Their mask-like markings typically begin behind the eye and extend backward along the sides of the neck .

False water cobra in twirl with gold , black, and brown skin in white background.
False water cobras have large eyes with rounded pupils. They also possess characteristic “face mask” markings.

The morph market is far less diverse for falsies than for more common species, like the ball python.

Still, captive-bred morphs – such as hypomelanistic and lavender varieties – are available.

Hypos” have less black pigment in their skin – resulting in a more yellowish overall coloration.

Lavender” false water cobras – though rare – are incredibly beautiful. Rather than the typical greenish-brown and black coloration, they are pale with various shades of pink, purple, and grey.

It’s quite likely that new morphs will arise from captive breeders over the coming decade, given the increasing popularity of this species.

Still, many keepers prefer the “wild-type” falsie with its ornate pattern and quirky facial mask.

Natural Habitat and Ecology

False water cobras inhabit the humid floodplains of South America in tropical forests, swamps, and marshes.

As a semi-aquatic species, they prefer wetland habitats. They’re also capable of living in drier areas.

 They’re non-arboreal and tend to remain on the forest floor, close to water.

False water cobras are diurnal – meaning that they’re most active during the day.

They’re generalist predators, feeding on a wide range of small vertebrates.

Common prey items include rodents, lizards, frogs, toads, and even fish.

They’re known for being voracious feeders, swallowing prey rapidly – sometimes while it’s still alive!

Little is known about the feeding behavior of wild false water cobras aside from a few published notes.

They can constrict and sometimes drown live prey in captivity, but it’s unclear how they feed in the wild.

A note by Patrik Viana (2019) describes the regurgitation of a pair of toxic cane toads by a false water cobra in Brazil.

One of the toads was still alive, showing their rapid swallowing behavior in action. Details are published in “Herpetological Review,” and you can access the note here.

Another note published by Weiler and Wood, 2010, contains images of a wild snake consuming a large eel.

In the wild, full-sized adults may fall prey to caiman and predatory mammals – such as the jaguar.

Small predators, such as wading birds, occasionally snack on juveniles.


The false water cobra has an average lifespan of between 12 and 20 years.


Like many tropical species, false water cobras are sexually active year-round.

Females can produce up to two clutches of eggs per year.

Clutches can contain as many as 20 eggs.


The conservation status of false water cobras is currently unknown and has not been subject to a formal IUCN assessment.

Like many neotropical snake species, this species is understudied in the wild.

False water cobras are thought to be fairly abundant throughout their range.

Exporters harvest thousands of snakes – of many species – from around the world each year to supply the demands of the pet trade.

This removal of individuals often negatively impacts species restricted to small geographic ranges, or those already threatened by factors such as habitat loss.

Due to its wide range and (anecdotally) reported abundance, the false water cobra is unlikely to be under direct threat as a result of the pet trade.

False Water Cobra Venom – What You Need to Know

Whether or not false water cobras are truly “venomous” is a subject of some debate. Most experts consider them to be a mildly venomous species.

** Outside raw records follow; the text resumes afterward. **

# yahoo/bftkv

Hardware: AMD Instinct MI355X
Metric: pgp_rsa2048_signature_verifies_per_sec (higher is better)
Workload: dtype u32; 1 GPU; 64-replica quorum, 10000 RSA-2048 signed writes per GPU (cfg2 of BASELINE.json), 534164 signature packets per GPU, 1.0% corrupt / 0.5% unknown issuer / 0.5% duplicate / 1.0% one-short; parallelism=shard-by-write x1, RCCL all-gather of verdict bitmaps on the verifier's stream, replicas=64, writes_per_gpu=10000, sigs_per_gpu=534164, batches_in_flight=3

## Files before the change

### bftkv_amd/csrc/mont28.h

```cpp
#pragma once
#include <hip/hip_runtime.h>
#include <stdint.h>

namespace bftkv {

constexpr int MONT_W = 28;
constexpr uint32_t MONT_MASK = (1u << MONT_W) - 1;
constexpr int MONT_TPI = 4;
constexpr int MONT_L = 19;
constexpr int MONT_N = MONT_TPI * MONT_L;
constexpr int MONT_TPI_BIG = 8;
constexpr int MONT_L3072 = 14, MONT_L4096 = 19;
constexpr int MONT_NMAX = MONT_TPI_BIG * MONT_L4096;

constexpr int DPP_QUAD_BCAST0 = 0x00;
constexpr int DPP_QUAD_SHR1 = 0x90;
constexpr int DPP_QUAD_SWAP1 = 0xB1;
constexpr int DPP_QUAD_SWAP2 = 0x4E;
constexpr int DPP_ROW_SHL1 = 0x101;

__device__ __forceinline__ uint32_t dpp_quad_bcast0(uint32_t v) {
  return (uint32_t)__builtin_amdgcn_update_dpp(0, (int)v, DPP_QUAD_BCAST0, 0xF, 0xF, true);
}
__device__ __forceinline__ uint32_t dpp_quad_shr1(uint32_t v) {
  return (uint32_t)__builtin_amdgcn_update_dpp(0, (int)v, DPP_QUAD_SHR1, 0xF, 0xF, false);
}
__device__ __forceinline__ uint32_t dpp_row_shl1(uint32_t v) {
  return (uint32_t)__builtin_amdgcn_update_dpp(0, (int)v, DPP_ROW_SHL1, 0xF, 0xF, true);
}
constexpr int DPP_ROW_SHR1 = 0x111;
constexpr int DPP_ROW_SHR4 = 0x114;
__device__ __forceinline__ uint32_t dpp_row_shr1(uint32_t v) {
  return (uint32_t)__builtin_amdgcn_update_dpp(0, (int)v, DPP_ROW_SHR1, 0xF, 0xF, true);
}
__device__ __forceinline__ uint32_t dpp_row_shr4(uint32_t v) {
  return (uint32_t)__builtin_amdgcn_update_dpp(0, (int)v, DPP_ROW_SHR4, 0xF, 0xF, true);
}
__device__ __forceinline__ uint32_t quad_or(uint32_t v) {
  v |= (uint32_t)__builtin_amdgcn_update_dpp(0, (int)v, DPP_QUAD_SWAP1, 0xF, 0xF, false);
  v |= (uint32_t)__builtin_amdgcn_update_dpp(0, (int)v, DPP_QUAD_SWAP2, 0xF, 0xF, false);
  return v;
}

template <int TPI>
__device__ __forceinline__ uint32_t grp_bcast0(uint32_t v, int glane) {
  const uint32_t q = dpp_quad_bcast0(v);
  if constexpr (TPI == 4) return q;
  else { const uint32_t u = dpp_row_shr4(q); return (glane & 4) ? u : q; }
}
template <int TPI>
__device__ __forceinline__ uint32_t grp_shr1(uint32_t v) {
  if constexpr (TPI == 4) return dpp_quad_shr1(v);
  else return dpp_row_shr1(v);
}
template <int TPI>
__device__ __forceinline__ uint32_t grp_or(uint32_t v) {
  v = quad_or(v);
  if constexpr (TPI == 8) v |= (uint32_t)__shfl_xor((int)v, 4);
  return v;
}

__device__ __forceinline__ uint64_t mad64(uint32_t a, uint32_t b, uint64_t c) {
  return (uint64_t)a * (uint64_t)b + c;
}

template <int L, int TPI = MONT_TPI, bool SQR = false>
__device__ __forceinline__ void mont_mul(uint32_t (&out)[L], const uint32_t* a_lds,
                                         const uint32_t (&b)[L], const uint32_t (&n)[L],
                                         uint32_t n0inv, int qlane) {
  constexpr bool NORM = 2 * TPI * L > 255;
  uint32_t mask_v;
  asm("v_mov_b32 %0, 0xfffffff" : "=v"(mask_v));
  uint64_t Q[2 * L - 1];
#pragma unroll
  for (int k = 0; k < L + (NORM ? 1 : 0); ++k) Q[k] = 0;

#pragma unroll 1
  for (int blk = 0; blk < TPI; ++blk) {
    const uint32_t* ap = a_lds + blk * L;
#pragma unroll
    for (int r = 0; r < L; ++r) {
      const uint32_t ai = ap[r];
      const uint32_t ai2 = ai << 1;
#pragma unroll
      for (int k = SQR ? r : 0; k < L; ++k) {
        const uint32_t av = (SQR && k > r) ? ai2 : ai;
        if (k == L - 1 && r > 0) Q[r + k] = mad64(av, b[k], (NORM && r == 1) ? Q[r + k] : 0);
        else Q[r + k] = mad64(av, b[k], Q[r + k]);
      }
      const uint32_t m = grp_bcast0<TPI>((uint32_t)Q[r] * n0inv, qlane) & mask_v;
#pragma unroll
      for (int k = 0; k < L; ++k) Q[r + k] = mad64(m, n[k], Q[r + k]);
      Q[r + 1] += Q[r] >> MONT_W;
    }
#pragma unroll
    for (int k = 0; k < L; ++k) {
      const uint64_t nx = dpp_row_shl1((uint32_t)Q[k]) & mask_v;
      Q[k] = (k < L - 1) ? Q[L + k] + nx : nx;
    }
    if (NORM) {
#pragma unroll
      for (int k = 0; k < L; ++k) {
        const uint64_t c = Q[k] >> MONT_W;
        Q[k] &= MONT_MASK;
        if (k < L - 1) Q[k + 1] += c; else Q[L] = c;
      }
    }
  }

  uint64_t c = 0;
#pragma unroll
  for (int k = 0; k < L; ++k) {
    uint64_t v = Q[k] + c;
    out[k] = (uint32_t)v & MONT_MASK;
    c = v >> MONT_W;
  }
  if (NORM) c += Q[L];
  uint32_t clo = grp_shr1<TPI>((uint32_t)c), chi = grp_shr1<TPI>((uint32_t)(c >> 32));
  uint64_t cin = (qlane == 0) ? 0 : (((uint64_t)chi << 32) | clo);
  uint64_t v0 = (uint64_t)out[0] + cin;
  out[0] = (uint32_t)v0 & MONT_MASK;
  uint32_t v1 = out[1] + (uint32_t)(v0 >> MONT_W);
  out[1] = v1 & MONT_MASK;
  out[2] += v1 >> MONT_W;
}

template <int L, int TPI = MONT_TPI>
__device__ __forceinline__ void canonicalize(uint32_t (&x)[L], int qlane) {
  uint32_t cout = 0;
#pragma unroll
  for (int step = 0; step < TPI; ++step) {
    uint32_t c = grp_shr1<TPI>(cout);
    if (qlane == 0) c = 0;
#pragma unroll
    for (int k = 0; k < L; ++k) {
      uint32_t v = x[k] + c;
      x[k] = v & MONT_MASK;
      c = v >> MONT_W;
    }
    cout = c;
  }
}

template <int L, int TPI = MONT_TPI>
__device__ __forceinline__ void reduce_once(uint32_t (&y)[L], const uint32_t (&n)[L], int qlane) {
  uint32_t ge = 1;
#pragma unroll
  for (int k = 0; k < L; ++k) ge = (y[k] > n[k]) ? 1u : ((y[k] < n[k]) ? 0u : ge);
  if (!__any(ge != 0 && qlane == TPI - 1)) return;
  uint32_t d[L];
#pragma unroll
  for (int k = 0; k < L; ++k) d[k] = y[k] - n[k];
  int32_t cout = 0, top = 0;
#pragma unroll
  for (int step = 0; step < TPI; ++step) {
    int32_t c = (int32_t)grp_shr1<TPI>((uint32_t)cout);
    if (qlane == 0) c = 0;
#pragma unroll
    for (int k = 0; k < L; ++k) {
      const int32_t v = (int32_t)d[k] + c;
      d[k] = (uint32_t)v & MONT_MASK;
      c = v >> MONT_W;
    }
    cout = c;
    top += c;
  }
  uint32_t keep = (top == 0) ? 1u : 0u;
  if constexpr (TPI == 4) keep = (uint32_t)__builtin_amdgcn_update_dpp(0, (int)keep, 0xFF, 0xF, 0xF, true);
  else keep = (uint32_t)__shfl((int)keep, (int)((threadIdx.x & 63u) | (uint32_t)(TPI - 1)));
  if (keep) {
#pragma unroll
    for (int k = 0; k < L; ++k) y[k] = d[k];
  }
}

}
```

Baseline: 146.8 million verifies/s.

## Use a rotating ring window for the Montgomery accumulator instead of shifting Q

In the non-normalized path (RSA-2048: L=19, TPI=4), the accumulator Q becomes a 2L-entry ring with compile-time rotating offsets, and two limb-blocks are unrolled per loop iteration. This removes the per-block copy of Q[L+k] down to Q[k]. The cross-lane DPP shift-in is folded into the next row's final multiply-add instead of a separate pass. The cost is one extra 64-bit accumulator and a doubled unrolled body, which could raise VGPR pressure and code size.

```diff
diff --git a/bftkv_amd/csrc/mont28.h b/bftkv_amd/csrc/mont28.h
--- a/bftkv_amd/csrc/mont28.h
+++ b/bftkv_amd/csrc/mont28.h
@@ -64,41 +64,72 @@
   return (uint64_t)a * (uint64_t)b + c;
 }
 
+template <int L, int TPI, bool SQR, int O>
+__device__ __forceinline__ void mont_block_ring(uint64_t (&Q)[2 * L], const uint32_t* ap, const uint32_t (&b)[L],
+                                                const uint32_t (&n)[L], uint32_t n0inv, int qlane, uint32_t mask_v) {
+  constexpr int M = 2 * L;
+#pragma unroll
+  for (int r = 0; r < L; ++r) {
+    const uint32_t ai = ap[r];
+    const uint32_t ai2 = ai << 1;
+    uint64_t in = 0;
+    if (r > 0) in = dpp_row_shl1((uint32_t)Q[(O + r - 1) % M]) & mask_v;
+#pragma unroll
+    for (int k = SQR ? r : 0; k < L; ++k) {
+      const uint32_t av = (SQR && k > r) ? ai2 : ai;
+      if (k == L - 1 && r > 0) Q[(O + r + k) % M] = mad64(av, b[k], in);
+      else Q[(O + r + k) % M] = mad64(av, b[k], Q[(O + r + k) % M]);
+    }
+    const uint32_t m = grp_bcast0<TPI>((uint32_t)Q[(O + r) % M] * n0inv, qlane) & mask_v;
+#pragma unroll
+    for (int k = 0; k < L; ++k) Q[(O + r + k) % M] = mad64(m, n[k], Q[(O + r + k) % M]);
+    Q[(O + r + 1) % M] += Q[(O + r) % M] >> MONT_W;
+  }
+  Q[(O + M - 1) % M] = dpp_row_shl1((uint32_t)Q[(O + L - 1) % M]) & mask_v;
+}
+
 template <int L, int TPI = MONT_TPI, bool SQR = false>
 __device__ __forceinline__ void mont_mul(uint32_t (&out)[L], const uint32_t* a_lds,
                                          const uint32_t (&b)[L], const uint32_t (&n)[L],
                                          uint32_t n0inv, int qlane) {
   constexpr bool NORM = 2 * TPI * L > 255;
+  static_assert(TPI % 2 == 0, "the ring window runs two blocks per loop iteration");
   uint32_t mask_v;
   asm("v_mov_b32 %0, 0xfffffff" : "=v"(mask_v));
-  uint64_t Q[2 * L - 1];
+  uint64_t Q[NORM ? 2 * L - 1 : 2 * L];
 #pragma unroll
   for (int k = 0; k < L + (NORM ? 1 : 0); ++k) Q[k] = 0;
 
+  if constexpr (!NORM) {
 #pragma unroll 1
-  for (int blk = 0; blk < TPI; ++blk) {
-    const uint32_t* ap = a_lds + blk * L;
-#pragma unroll
-    for (int r = 0; r < L; ++r) {
-      const uint32_t ai = ap[r];
-      const uint32_t ai2 = ai << 1;
-#pragma unroll
-      for (int k = SQR ? r : 0; k < L; ++k) {
-        const uint32_t av = (SQR && k > r) ? ai2 : ai;
-        if (k == L - 1 && r > 0) Q[r + k] = mad64(av, b[k], (NORM && r == 1) ? Q[r + k] : 0);
-        else Q[r + k] = mad64(av, b[k], Q[r + k]);
+    for (int blk = 0; blk < TPI; blk += 2) {
+      mont_block_ring<L, TPI, SQR, 0>(Q, a_lds + blk * L, b, n, n0inv, qlane, mask_v);
+      mont_block_ring<L, TPI, SQR, L>(Q, a_lds + (blk + 1) * L, b, n, n0inv, qlane, mask_v);
+    }
+  } else {
+#pragma unroll 1
+    for (int blk = 0; blk < TPI; ++blk) {
+      const uint32_t* ap = a_lds + blk * L;
+#pragma unroll
+      for (int r = 0; r < L; ++r) {
+        const uint32_t ai = ap[r];
+        const uint32_t ai2 = ai << 1;
+#pragma unroll
+        for (int k = SQR ? r : 0; k < L; ++k) {
+          const uint32_t av = (SQR && k > r) ? ai2 : ai;
+          if (k == L - 1 && r > 0) Q[r + k] = mad64(av, b[k], (r == 1) ? Q[r + k] : 0);
+          else Q[r + k] = mad64(av, b[k], Q[r + k]);
+        }
+        const uint32_t m = grp_bcast0<TPI>((uint32_t)Q[r] * n0inv, qlane) & mask_v;
+#pragma unroll
+        for (int k = 0; k < L; ++k) Q[r + k] = mad64(m, n[k], Q[r + k]);
+        Q[r + 1] += Q[r] >> MONT_W;
       }
-      const uint32_t m = grp_bcast0<TPI>((uint32_t)Q[r] * n0inv, qlane) & mask_v;
-#pragma unroll
-      for (int k = 0; k < L; ++k) Q[r + k] = mad64(m, n[k], Q[r + k]);
-      Q[r + 1] += Q[r] >> MONT_W;
-    }
-#pragma unroll
-    for (int k = 0; k < L; ++k) {
-      const uint64_t nx = dpp_row_shl1((uint32_t)Q[k]) & mask_v;
-      Q[k] = (k < L - 1) ? Q[L + k] + nx : nx;
-    }
-    if (NORM) {
+#pragma unroll
+      for (int k = 0; k < L; ++k) {
+        const uint64_t nx = dpp_row_shl1((uint32_t)Q[k]) & mask_v;
+        Q[k] = (k < L - 1) ? Q[L + k] + nx : nx;
+      }
 #pragma unroll
       for (int k = 0; k < L; ++k) {
         const uint64_t c = Q[k] >> MONT_W;
```

Result: faster. 153.0 million verifies/s, median of 6 (+4.2%).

False water cobras are not true cobras. They also lack the potent neurotoxins and hollow fangs of their elapid namesakes.

They do have sharp teeth and a nasty bite. Bites can generate an unpleasant reaction in humans.

Though they lack “true” venom glands, they do possess a similar secretory organ, known as a “Duvernoy’s gland.”

The Duvernoy’s gland releases its toxic secretions in response to the chewing motions of the snake.

These toxic substances trickle downwards through grooved fangs at the rear of the snake’s mouth.

Being rear-fanged makes it more difficult for them to rapidly deliver a venomous bite.

Most “envenomations” occur when bites last for an extended period (30 seconds to several minutes).

Little is known about the toxicity of their venom or its effects on humans.

No deaths are known to have occurred as a result of a false water cobra bite. Still, individual reactions can vary from mild to severe.

One case study, published in the scientific journal “Toxicon, involved an adult human receiving a bite from a juvenile false water cobra.

In this instance, symptoms included:

  • Pain
  • Itching
  • Burning or tingling sensations
  • Localized swelling/fluid build-up

Most anecdotal reports – such as this one – describe similar symptoms.

Individuals can react differently to snake bites.

Due to an overall lack of reliable data concerning false water cobra bites, keepers should treat these snakes with caution and respect.

Purchasing a Healthy False Water Cobra

When purchasing any snake – including false water cobras – look for signs of good health, such as:

  • Activity and alertness
  • Healthy skin (without wounds or lesions)
  • Good body condition (not obese or emaciated)

It’s best not to buy snakes showing obvious signs of disease, such as:

  • Limpness
  • Severe dehydration
  • Blisters, sores, or other skin damage
  • Oral mucus or open-mouthed breathing

When purchasing live animals, it’s also vital to be a responsible consumer. This need not be difficult, but there are a couple of things to consider.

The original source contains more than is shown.